--- Records supplied ---

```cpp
struct povu_hip_forest {
	uint32_t total_components = 0;
	hipEvent_t ev0 = nullptr, ev1 = nullptr;
	bool pending = false;
	double pass_ms = -1.0;
	std::vector<hipEvent_t> more_events;
	std::once_flag ready_once;
	void wait_arrays()
	{
		if (pending) {
			if (ev1)
				(void)hipEventSynchronize(ev1);
			for (hipEvent_t e : more_events)
				(void)hipEventSynchronize(e);
			pending = false;
		}
	}
	void ready()
	{
		std::call_once(ready_once, [this] {
			wait_arrays();
			float ms = 0;
			if (ev0 && ev1 && pass_ms < 0 && hipEventElapsedTime(&ms, ev0, ev1) == hipSuccess)
				pass_ms = ms;
		});
	}
	std::shared_ptr<PinnedPool> pool;
	size_t meta_reserve = 0;
	static size_t meta_bytes(size_t n_trees) { return 64 + 32 * n_trees; }
	using Arrays = forest_wire::PvstArrays;
	static size_t block_bytes_for(size_t total) { return Arrays::layout(nullptr, total) + 64; }
	struct Block : Arrays {
		void *p = nullptr;
		size_t cap = 0, bytes = 0, total = 0;
		int seg = -1;
		std::shared_ptr<PinnedPool> pool;
		PinnedVec<uint32_t> sub_ai, sub_zi;
		PinnedVec<uint8_t> sub_fam;
		std::shared_ptr<SubForest> subx;
	};
	std::vector<Block> blocks;
	bool labels = false;
	Block &alloc(size_t total, void *q = nullptr, size_t cap = 0)
	{
		Block b;
		b.total = total, b.p = q, b.cap = cap;
		if (!q) {
			b.pool = pool;
			b.p = pool->get(block_bytes_for(total) + meta_bytes(meta_reserve), b.cap, &b.seg);
		}
		b.bytes = Arrays::layout(b.p, total, &b);
		blocks.push_back(std::move(b));
		return blocks.back();
	}
	void release_blocks()
	{
		for (auto &b : blocks)
			if (b.p && b.pool)
				b.pool->put(b.p, b.cap, b.seg);
		blocks.clear();
	}
	~povu_hip_forest()
	{
		std::call_once(ready_once, [this] { wait_arrays(); });
		if (ev0)
			(void)hipEventDestroy(ev0);
		if (ev1)
			(void)hipEventDestroy(ev1);
		for (hipEvent_t e : more_events)
			(void)hipEventDestroy(e);
		release_blocks();
		if (xblk && pool)
			pool->put(xblk, xblk_cap, xblk_seg);
	}
	struct Tree : forest_wire::TreeRecord {
		int blk = 0;
	};
	std::vector<Tree> trees;
	std::vector<uint64_t> hairpins;
	void *xblk = nullptr;
	size_t xblk_cap = 0;
	int xblk_seg = -1;
	const void *walk_ctx = nullptr;
	uint64_t walk_gen = 0;
};

struct PassPlan {
	uint32_t rank = 0, world = 1;
	bool hairpins = false, all_seq = false, seq_tree = false, par_tree = true, leaf_sub = false, all_sub = false;
	bool sorted_adj = false, force_redo = false, redo_odd = false;
	bool big_class_dfs = false, sparse_splitters = false, all_vertex_classes = false, check_laminar = false;
	bool timed = true, overlap_tail = false, heaviest_first = false;
};

struct LastPass {
	bool valid = false;
	PassPlan plan;
	uint32_t C = 0, seq_redo = 0;
	bool mixed = false, redo_pvst_only = false, stack_export_pending = false;
	bool narrow_counts = false;
	int narrow_forms = 0;
};

struct povu_hip_ctx {
	int device = 0;
	hipStream_t stream = nullptr;
	SideStream side;
	ResidentGraph g;
	SubArenas ws_sub;
	Arena ws, ws_b, ws2, ws_seq, ws_leaf, ws_walk, upload_tmp;
	HostScratch host;
	std::shared_ptr<PinnedPool> pool = std::make_shared<PinnedPool>();
	StageTimer timer;
	std::vector<povu_hip_stage_time> last_times;
	uint64_t last_links = 0;
	uint64_t wide_repeats = 0;
	CompState cs{};
	SeqWs sw{};
	ParWs pw{};
	TreeWs tw{};
	LastPass last;
	std::vector<uint32_t> shard_comp_ids;
	uint32_t shard_total_components = 0;
	Arena shard_buf;
	Arena graph_arena;
	hipEvent_t tail_done = nullptr;
	SideStream walk_side;
	bool tail_pending = false;
	void wait_tail()
	{
		if (tail_pending) {
			(void)hipEventSynchronize(tail_done);
			tail_pending = false;
		}
	}
	void quiesce()
	{
		if (tail_pending) {
			(void)hipStreamSynchronize(stream);
			wait_tail();
		}
	}
	Arena wk_ws, wk_out;
	Arena paths_buf;
	uint32_t *path_steps = nullptr;
	uint64_t *path_off = nullptr;
	uint32_t n_paths = 0;
	uint64_t n_path_steps = 0, paths_gen = 0;
	bool paths_valid = false;
	Arena tr_ws, tr_task, tr_trav, tr_steps;
	Arena seq_buf, cl_ws, cl_slot, cl_rec, cl_spell, cl_bytes;
	Arena iv_ws, iv_heads, iv_rows;
	Arena nm_ws;
	Arena pr_ws, pr_slab, pr_rows;
	Arena mg_ws, mg_rows;
	Arena ns_idx, ns_cls, ns_ws, ns_rec;
	Arena or_ws, or_view, or_inv, or_host, or_rows;
	Arena vc_ws, vc_hit;
	uint64_t *seq_off = nullptr;
	char *seq = nullptr;
	uint64_t seq_gen = 0;
	bool seq_valid = false;
	Arena part_arena;
	uint64_t xfer_h2d = 0, xfer_d2h = 0, xfer_peer_out = 0, xfer_peer_in = 0;
	struct Mapped {
		void *p;
		size_t bytes;
	};
	std::map<std::string, Mapped> attached;
};

struct XferScope {
	povu_hip_ctx *ctx;
	XferTally at;
	explicit XferScope(povu_hip_ctx *c) : ctx(c), at(xfer_tally()) {}
	~XferScope()
	{
		if (!ctx)
			return;
		const XferTally now = xfer_tally();
		ctx->xfer_h2d += now.h2d - at.h2d;
		ctx->xfer_d2h += now.d2h - at.d2h;
	}
};


void adopt_forest(povu_hip_forest &out, povu_hip_forest &m);

static inline void lpt_assign(const uint64_t *weights, uint32_t n, uint32_t world, uint32_t *order, uint32_t *owner)
{
	std::iota(order, order + n, 0u);
	std::stable_sort(order, order + n, [&](uint32_t a, uint32_t b) { return weights[a] > weights[b]; });
	std::vector<uint64_t> load(world, 0);
	for (uint32_t k = 0; k < n; k++) {
		const uint32_t c = order[k];
		uint32_t best = 0;
		for (uint32_t r = 1; r < world; r++)
			if (load[r] < load[best])
				best = r;
		owner[c] = best;
		load[best] += weights[c] + 1;
	}
}

void alloc_resident_graph(Arena &arena, ResidentGraph &g, uint32_t n_vtx, uint32_t n_links, bool tips_given);
void free_resident_graph(ResidentGraph &g);
void check_graph_size(uint32_t n_vtx, uint32_t n_links);
void set_err(char *err, size_t errlen, const std::string &msg);

struct Sizes {
	size_t V, E, Cmax, T, B, nS, slots;
	void set_components(size_t C) { Cmax = C, T = 2 * V + C, B = E + V + 2 * T; }
};
struct RowBNeeds {
	bool identity;
	bool sort_free;
	bool self_loops;
};
size_t rowb_carve_label(Arena *ar, const Sizes &z, CompState &cs);
size_t rowb_carve_reindex(Arena *ar, const Sizes &z, size_t C, const RowBNeeds &need, CompState &cs);
size_t carve_workspace(Arena *ar, int part, const Sizes &z, CompState &cs, SeqWs &sw, bool hairpins);
```

povu_amd/csrc/hip/debug_hooks.hip:

```cpp
#include "context.hpp"
#include "segtree.hpp"

#include <algorithm>
#include <numeric>

using namespace povu_hip;

namespace
{
constexpr size_t DBG_GUARD = 256;
constexpr int DBG_GUARD_BYTE = 0xC5, DBG_POISON_BYTE = 0xA7;
constexpr int DBG_RC_GUARD = 5;
struct DbgOut {
	size_t bytes = 0;
	int fill = DBG_GUARD_BYTE;
	bool on = true;
	char *base = nullptr;
	size_t span = 0;
	template <class T>
	T *data() const { return reinterpret_cast<T *>(base + DBG_GUARD); }
	void declare(Spans &take, hipStream_t s)
	{
		if (!on)
			return;
// ... 246 lines not shown
	for (uint32_t j = 0; j < 4 && t0 + j < n; j++)
		f |= (flags[t0 + j] ? 1u : 0u) << j;
	const uint32_t w0 = (BIDX * blockDim.x + (threadIdx.x & ~63u)) / 16u;
	bitrank_store_wave(rec + w0, f, w0 + (threadIdx.x & 63u) <= n / 64u);
}
__global__ void __launch_bounds__(256) k_dbg_bitrank_query(uint32_t n, const uint4 *__restrict__ rec, uint32_t nq, const uint32_t *__restrict__ x,
							   uint32_t *__restrict__ rank, uint32_t *__restrict__ test)
{
	for (uint32_t i = blockIdx.x * blockDim.x + threadIdx.x; i < nq; i += gridDim.x * blockDim.x) {
		const uint32_t p = x[i];
		rank[i] = bitrank(rec, p);
		if (p < n)
			test[i] = bitrank_test(rec, p) ? 1u : 0u;
	}
}
__global__ void __launch_bounds__(LIST_TPB) k_dbg_append(uint32_t n, const uint8_t *__restrict__ flags, uint32_t *__restrict__ list,
							  uint32_t *__restrict__ n_list)
{
	const uint32_t B0 = BIDX * LIST_SPAN;
	unsigned long long fw = 0;
#pragma unroll
	for (uint32_t it = 0; it < LIST_ITER; it++) {
		const uint32_t p0 = B0 + it * (LIST_TPB * 4u) + threadIdx.x * 4u;
		uint32_t f = 0;
		for (uint32_t j = 0; j < 4 && p0 + j < n; j++)
			f |= (flags[p0 + j] ? 1u : 0u) << j;
		fw |= (unsigned long long)f << (4 * it);
	}
	append_in_order(fw, B0, list, n_list);
}
constexpr size_t DBG_LOOKUP_MAX_N = (size_t(1) << 32) - (size_t(1) << 16);
unsigned dbg_query_blocks(size_t nq) { return (unsigned)std::min<size_t>(std::max<size_t>((nq + 255) / 256, 1), 4096); }
}

extern "C" int povu_hip_debug_segtree(povu_hip_ctx *ctx, const uint32_t *val, size_t n, const uint32_t *queries, size_t nq, uint32_t *out,
				      uint32_t *tree, uint32_t *P)
{
	if (!ctx || n > DBG_LOOKUP_MAX_N || nq >= (size_t(1) << 32) || (n && !val) || (nq && (!queries || !out)))
		return 1;
	for (size_t i = 0; i < nq; i++)
		if (queries[4 * i] > DBG_SEG_LAST || queries[4 * i + 2] > n)
			return 1;
	try {
		HIP_CHECK(hipSetDevice(ctx->device));
		hipStream_t s = ctx->stream;
		const size_t padded = (n + SEG_BLK - 1) / SEG_BLK * SEG_BLK, tw = SegTree::tree_words(n);
		Arena ar;
		DbgOut ot{tw * 4, DBG_POISON_BYTE}, oq{nq * 4};
		DbgScratch vals{(padded + SEG_BLK) * 4};
		DbgIn<uint32_t> dq{queries, 4 * nq};
		dbg_carve(ar, s, ot, oq, vals, dq);
		uint32_t *dv = static_cast<uint32_t *>(vals.p);
		if (n)
			HIP_CHECK(copy_async(dv, val, n * 4, hipMemcpyHostToDevice, s));
		if (padded > n)
			HIP_CHECK(hipMemsetAsync(dv + n, 0, (padded - n) * 4, s));
		SegTree st;
		st.tree = ot.data<uint32_t>();
		seg_build(st, dv, n, s);
		if (nq)
			KLAUNCH(k_dbg_seg_query, dim3(dbg_query_blocks(nq)), dim3(256), 0, s, st, (uint32_t)nq, reinterpret_cast<const uint4 *>(dq.dev), oq.data<uint32_t>());
		std::vector<uint32_t> ht(tw);
		HIP_CHECK(copy_async(ht.data(), ot.data<char>(), tw * 4, hipMemcpyDeviceToHost, s));
		if (nq)
			HIP_CHECK(copy_async(out, oq.data<char>(), nq * 4, hipMemcpyDeviceToHost, s));
		HIP_CHECK(hipStreamSynchronize(s));
		if (P)
			*P = st.P;
		if (tree)
			std::copy(ht.begin(), ht.begin() + 2 * (size_t)st.P, tree);
		if (!dbg_guards_intact(ot, s) || !dbg_guards_intact(oq, s))
			return DBG_RC_GUARD;
		const unsigned char *hb = reinterpret_cast<const unsigned char *>(ht.data());
		for (size_t i = 2 * (size_t)st.P * 4; i < tw * 4; i++)
			if (hb[i] != (unsigned char)DBG_POISON_BYTE)
				return DBG_RC_GUARD;
		return 0;
	} catch (const std::exception &) {
		return 2;
	}
}
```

---

* **The task**
Find the lines in the entries above where "padded" occurs, and copy each of them.

* **Exercise output**
		const size_t padded = (n + SEG_BLK - 1) / SEG_BLK * SEG_BLK, tw = SegTree::tree_words(n);
		DbgScratch vals{(padded + SEG_BLK) * 4};
		if (padded > n)
			HIP_CHECK(hipMemsetAsync(dv + n, 0, (padded - n) * 4, s));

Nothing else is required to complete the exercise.